Note that kNN-DREMI, like Mutual Information and DREMI, is not symmetric.
Here we are estimating I(Y|X).
Parameters
----------
x : array-like, shape=[n_samples]
Input data (independent feature)
y : array-like, shape=[n_samples]
Input data (dependent feature)
k : int, range=[0:n_samples), optional (default: 10)
Number of neighbors
n_bins : int, range=[0:inf), optional (default: 20)
Number of bins for density resampling
n_mesh : int, range=[0:inf), optional (default: 3)
In each bin, density will be calculcated around (mesh ** 2) points
n_jobs : int, optional (default: 1)
Number of threads used for kNN calculation
plot : bool, optional (default: False)
If True, DREMI create plots of the data like those seen in
Fig 5C/D of van Dijk et al. 2018. (doi:10.1016/j.cell.2018.05.061).
return_drevi : bool, optional (default: False)

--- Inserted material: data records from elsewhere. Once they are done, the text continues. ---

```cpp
template <int NT, int WPS, int JMODE = JMODE_VECTOR>
__global__ __launch_bounds__(256 * WPS, WPS) void kkt_fused_linearize_kernel(const KernelArgs a) {
  using C = FusedCfg<NT, WPS>;
  constexpr int NB = NT + 1, SLOT = C::SLOT, D = C::D;
  constexpr int WAVES = 4 * WPS;
  __shared__ __attribute__((aligned(16))) char smem_all[WAVES * C::LDS];
  const int wave = __builtin_amdgcn_readfirstlane((int)(threadIdx.x >> 6));
  char* const smem = smem_all + wave * C::LDS;
  const unsigned ring_base = (unsigned)(uintptr_t)smem;
  const int nn = a.n, m_r = a.m_r;
  for (int i = (int)(threadIdx.x & 63); i < D * SLOT / 8; i += 64) reinterpret_cast<double*>(smem)[i] = 0.0;
  lds_fence();
  const int chunk_shift = queue_chunk_shift<WAVES>();
  const long long waves_all = (long long)gridDim.x * WAVES;
  const bool st_rounds = a.static_rounds > 0 && a.batch <= (long long)a.static_rounds * waves_all;
  auto chunk_for = [&](long long observed) -> int {
    if (st_rounds) return 1;
    const long long c = (a.batch - observed) >> chunk_shift;
    return c < 1 ? 1 : (c > 8 ? 8 : (int)c);
  };
  int chunk = chunk_for(0);
  const long long ticket_base = (long long)gridDim.x * WAVES * chunk;
  long long p = st_rounds ? (long long)(wave >> 2) * ((long long)gridDim.x * 4) + (long long)blockIdx.x * 4 + (wave & 3) : ((long long)blockIdx.x * WAVES + wave) * chunk;
  long long chunk_end = p + chunk;
  while (p < a.batch) {
    const bool last_of_chunk = p + 1 >= chunk_end;
    int next_chunk = 0;
    unsigned long long next_ticket = 0;
    if (last_of_chunk) {
      next_chunk = chunk_for(p);
      next_ticket = queue_take_ticket(a, st_rounds, next_chunk, p);
    }
    const int lane = lane_id();
    const int g = lane >> 4, j = lane & 15;
    JStream<NT, D, JMODE> stream;
    stream.init((const double*)a.J + p * a.J_stride, (const double*)a.r + p * a.r_stride, smem, ring_base, lane, g, j, m_r, nn,
                a.J_row_major ? (long long)a.J_ld : 1ll, a.J_row_major ? 1ll : (long long)a.J_ld);
    stream.prologue();
    d4 U[NB * NB];
#pragma unroll
    for (int q = 0; q < NB * NB; ++q) U[q] = d4{0.0, 0.0, 0.0, 0.0};
    double cpart[NT];
#pragma unroll
    for (int c = 0; c < NT; ++c) cpart[c] = 0.0;
    stream.template run<true>(U, cpart);
    double cvec[NT];
#pragma unroll
    for (int c = 0; c < NT; ++c) cvec[c] = cross_row_sum(cpart[c]);
    const double half_sq = 0.5 * cross_row_sum(stream.rsq);
    const double lam_in = a.lambda_vec ? ((const double*)a.lambda_vec)[p * a.lambda_vec_stride] : a.lambda;
    const double lam = lam_in > 0.0 ? lam_in : 0.0;
    double* Go = (double*)a.G_out + p * a.G_out_stride;
    const int ld = a.G_out_ld;
    const bool whole_lines = NT <= 6 && nn == 16 * NT && !(ld & 1) && !(a.G_out_stride & 1) && (((uintptr_t)a.G_out & 15) == 0);
    if (whole_lines) {
      double* const stage = reinterpret_cast<double*>(smem);
      static_assert(D * SLOT >= 32 * 32 * 8, "the ring holds one 32 x 32 block");
#pragma unroll
      for (int sa = 0; sa < NT / 2; ++sa) {
#pragma unroll
        for (int sb = sa; sb < NT / 2; ++sb) {
          if (sa == sb) {
#pragma unroll
            for (int pq = 0; pq < 2; ++pq) {
#pragma unroll
              for (int t = 0; t < 4; ++t) {
                const int natr = 2 * (g + 4 * t) + pq, natc = 2 * j + pq;
                const double v = U[(2 * sa + pq) * NB + 2 * sa + pq][t] + (natr == natc ? lam : 0.0);
                stage[natr + 32 * natc] = natr >= natc ? v : 0.0;
              }
            }
#pragma unroll
            for (int t = 0; t < 4; ++t) {
              const int natr = 2 * (g + 4 * t), natc = 2 * j + 1;
              const int hi = natr > natc ? natr : natc, lo = natr > natc ? natc : natr;
              stage[hi + 32 * lo] = U[(2 * sa) * NB + 2 * sa + 1][t];
              stage[lo + 32 * hi] = 0.0;
            }
          } else {
#pragma unroll
            for (int pq = 0; pq < 4; ++pq) {
#pragma unroll
              for (int t = 0; t < 4; ++t) {
                const int natr = 2 * (g + 4 * t) + (pq >> 1), natc = 2 * j + (pq & 1);
                stage[natc + 32 * natr] = U[(2 * sa + (pq >> 1)) * NB + 2 * sb + (pq & 1)][t];
              }
            }
          }
          lds_fence();
#pragma unroll
          for (int it = 0; it < 8; ++it) {
            const d2 v = *(const d2*)(stage + it * 128 + lane * 2);
            const int col = it * 4 + (lane >> 4), row = (lane & 15) * 2;
            *(d2*)(Go + (32 * sb + row) + (size_t)(32 * sa + col) * ld) = v;
            if (sa != sb) *(d2*)(Go + (32 * sa + row) + (size_t)(32 * sb + col) * ld) = d2{0.0, 0.0};
          }
          lds_fence();
        }
      }
    } else {
#pragma unroll
    for (int ta = 0; ta < NT; ++ta) {
#pragma unroll
      for (int tb = ta; tb < NT; ++tb) {
        const int natc = 32 * (tb >> 1) + 2 * j + (tb & 1);
#pragma unroll
        for (int t = 0; t < 4; ++t) {
          const int r = g + 4 * t;
          const int natr = 32 * (ta >> 1) + 2 * r + (ta & 1);
          if (natr < nn && natc < nn) {
            const int hi = natr > natc ? natr : natc, lo = natr > natc ? natc : natr;
            Go[hi + (size_t)lo * ld] = U[ta * NB + tb][t] + (hi == lo ? lam : 0.0);
            if (hi != lo) Go[lo + (size_t)hi * ld] = 0.0;
          }
        }
      }
    }
    }
// ... 177 lines not shown
    bool guess_pass = !iterate_mode && ka->sp.initial_guess_method == MO_GUESS_SOLVE_EQUALITY_CONSTRAINED;
    auto records_of = [&](KArgs kq) -> double* {
      return kq->iterations ? (double*)kq->iterations + (size_t)p * kq->sp.max_iterations * MO_ITER_RECORD : nullptr;
    };

    auto clamp_and_init_slacks = [&](int lane, int g, int j) {
      cons_load(lane);
      for (int c = 0; c < m; ++c) {
#pragma unroll
        for (int ci = 0; ci < MC; ++ci) {
          if (lane + 64 * ci == c) {
            const double x0 = xs[cvar[ci]];
            double x1;
            if (ca[ci] < 0.0) { const double lim = cb[ci] / -ca[ci]; x1 = x0 < lim ? x0 : lim; }
            else { const double lim = -cb[ci] / ca[ci]; x1 = x0 > lim ? x0 : lim; }
            xs[cvar[ci]] = x1;
          }
        }
        lds_fence();
      }
      {
        double xq[NT];
        ldv<NT, QPL>(xs, j, xq);
        if (g == 0) {
#pragma unroll
          for (int c = 0; c < NT; ++c) xp[16 * c + j] = xq[c];
        }
      }
      double sz = 0.0;
#pragma unroll
      for (int ci = 0; ci < MC; ++ci) {
        if (lane + 64 * ci < m) {
          const double sv = ca[ci] * xs[cvar[ci]] + cb[ci];
          cs[ci] = sv > 1.0e-9 ? sv : 1.0e-9;
          cz[ci] = 1.0 / cs[ci];
          sz += cs[ci] * cz[ci];
        }
      }
      cons_store_state(lane);
      if (ka->sp.initialize_mu_with_complementarity) {
        const double t = wave_sum_f64(sz);
        mu = t * inv_m;
      }
    };
    if (st == MO_STATUS_OK && !iterate_mode && ka->sp.initial_guess_method == MO_GUESS_NAIVE) clamp_and_init_slacks(lane, g, j);
    if (!iterate_mode && ka->sp.initial_guess_method == MO_GUESS_USER_PROVIDED && ka->sp.initialize_mu_with_complementarity) {
      double sz = 0.0;
#pragma unroll
      for (int ci = 0; ci < MC; ++ci)
        if (lane + 64 * ci < m) sz = fma(cs[ci], cz[ci], sz);
      mu = wave_sum_f64(sz) * inv_m;
    }

    double n_rd2 = 0, n_rpe2 = 0, n_rc2 = 0, n_rc1 = 0, n_rpi2 = 0;
    auto kkt_errors_sq = [&](double mu_e, double (&o)[4]) {
      o[0] = n_rd2;
      o[2] = k > 0 ? n_rpe2 : 0.0;
      if (m > 0) {
        const double corrected = n_rc2 - 2 * (n_rc1 * mu_e) + (mu_e * mu_e) * (double)m;
        o[1] = corrected > 0.0 ? corrected : 0.0;
        o[3] = n_rpi2;
      } else { o[1] = 0.0; o[3] = 0.0; }
    };
    constexpr int PARK_LDS = C::PARK_LDS, PARK_GLOBAL = C::PARK_GLOBAL;
    double* const park = reinterpret_cast<double*>(smem);
    double* const cpark = park + PARK_LDS * 256;
    auto tile_scratch_of = [&](KArgs kq) -> double* {
      return (PARK_GLOBAL > 0 && kq->G_out) ? (double*)kq->G_out + ((size_t)blockIdx.x * WAVES + wave) * (size_t)kq->G_out_stride : nullptr;
    };
    const bool can_park = PARK_GLOBAL == 0 || ka->G_out != nullptr;
    bool tiles_cached = false;
    if (!QPL && (JMODE != JMODE_VECTOR || nn != N)) {
      for (int i = lane; i < D * SLOT / 8; i += 64) reinterpret_cast<double*>(smem)[i] = 0.0;
      lds_fence();
    }
    double mu_used = mu;
    const bool use_pc = PCK && (iterate_mode ? ka->barrier_strategy : ka->sp.barrier_strategy) == MO_PREDICTOR_CORRECTOR && m > 0;

    while (st == MO_STATUS_OK) {
      const bool include_ineq = !guess_pass && !(residual_mode && (ka->flags & MO_STEP_NO_INEQUALITIES));
      const int lane = lane_id(), g = lane >> 4, j = lane & 15;
      ka = fresh_args();
      const int k = ka->k, m = ka->m, nn = ka->n, m_r = ka->m_r;
      JStream<NT, D, JMODE, NY> stream;
      const bool build_now = __builtin_amdgcn_readfirstlane((int)!tiles_cached) != 0;
      const bool stream_now = !QPL && build_now;
      double* const Gt = tile_scratch_of(ka);
      if (stream_now) {
        const double* const Jp = (const double*)ka->J + p * ka->J_stride;
        const double* const rg = (const double*)ka->r + p * ka->r_stride;
        stream.init(Jp, rg, smem, ring_base, lane, g, j, m_r, nn, ka->J_row_major ? (long long)ka->J_ld : 1ll, ka->J_row_major ? 1ll : (long long)ka->J_ld);
        stream.prologue();
      }
      d4 U[NB * NB];
#pragma unroll
      for (int q = 0; q < NB * NB; ++q) U[q] = d4{0.0, 0.0, 0.0, 0.0};
      load_a_tiles<NT, QPL, NY>(k > 0 ? (const double*)ka->A + p * ka->A_stride : nullptr, ka->A_ld, k, nn, g, j, U);
      if (lane < N / 2) {
        azS[2 * lane] = 0.0; azS[2 * lane + 1] = 0.0;
        diagS[2 * lane] = 0.0; diagS[2 * lane + 1] = 0.0;
        rhoS[2 * lane] = 0.0; rhoS[2 * lane + 1] = 0.0;
      }
      if (QPL && build_now) {
        double cvec[NT];
        load_g_tiles<NT, NY>((const double*)ka->G + p * ka->G_stride, ka->G_ld, (const double*)ka->c + p * ka->c_stride, nn, g, j, U, cvec);
        if (g == 0) {
#pragma unroll
          for (int c = 0; c < NT; ++c) cpark[16 * c + j] = cvec[c];
        }
      } else if (stream_now) {
        double cpart[NT];
#pragma unroll
        for (int c = 0; c < NT; ++c) cpart[c] = 0.0;
        stream.run(U, cpart);
        const double lam_in = ka->lambda_vec ? ((const double*)ka->lambda_vec)[p * ka->lambda_vec_stride] : ka->lambda;
        const double lam = lam_in > 0.0 ? lam_in : 0.0;
#pragma unroll
        for (int c = 0; c < NT; ++c) {
#pragma unroll
          for (int t = 0; t < 4; ++t) U[c * NB + c][t] += (j == g + 4 * t) ? lam : 0.0;
        }
#pragma unroll
        for (int c = 0; c < NT; ++c) {
          const double cv = cross_row_sum(cpart[c]);
          if (g == 0) cpark[16 * c + j] = cv;
        }
      } else {
        int ti = 0;
#pragma unroll
        for (int ta = 0; ta < NT; ++ta) {
#pragma unroll
          for (int tb = ta; tb < NT; ++tb, ++ti) {
            if (ti < PARK_LDS) U[ta * NB + tb] = *(const d4*)(park + (ti * 64 + lane) * 4);
            else U[ta * NB + tb] = *(const d4*)(Gt + ((size_t)(ti - PARK_LDS) * 64 + lane) * 4);
          }
        }
      }
      if (build_now && can_park && !iterate_mode) {
        int ti = 0;
#pragma unroll
        for (int ta = 0; ta < NT; ++ta) {
#pragma unroll
          for (int tb = ta; tb < NT; ++tb, ++ti) {
            if (ti < PARK_LDS) *(d4*)(park + (ti * 64 + lane) * 4) = U[ta * NB + tb];
            else *(d4*)(Gt + ((size_t)(ti - PARK_LDS) * 64 + lane) * 4) = U[ta * NB + tb];
          }
        }
        tiles_cached = true;
      }
      {
        double padv[NT];
        pad_diag<NT, QPL>(j, nn, padv);
#pragma unroll
        for (int c = 0; c < NT; ++c) {
#pragma unroll
          for (int t = 0; t < 4; ++t) U[c * NB + c][t] += (j == g + 4 * t) ? padv[c] : 0.0;
        }
      }
      lds_fence();
      cons_load(lane);
      double r_pi[MC], r_comp[MC];
#pragma unroll
      for (int ci = 0; ci < MC; ++ci) {
        r_pi[ci] = 0.0; r_comp[ci] = 0.0;
        if (include_ineq && lane + 64 * ci < m) {
          atomicAdd(&azS[cvar[ci]], ca[ci] * cz[ci]);
          r_pi[ci] = fma(ca[ci], xs[cvar[ci]], cb[ci]) - cs[ci];
// ... 499 lines not shown
```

If True, return the DREVI normalized density matrix in addition
to the DREMI score.
**kwargs : additional arguments for `scprep.stats.plot_knnDREMI`
Returns
-------
dremi : float
kNN condtional Density resampled estimate of mutual information
drevi : np.ndarray
DREVI normalized density matrix. Only returned if `return_drevi`
is True.
Examples
--------
>>> import scprep
>>> data = scprep.io.load_csv("my_data.csv")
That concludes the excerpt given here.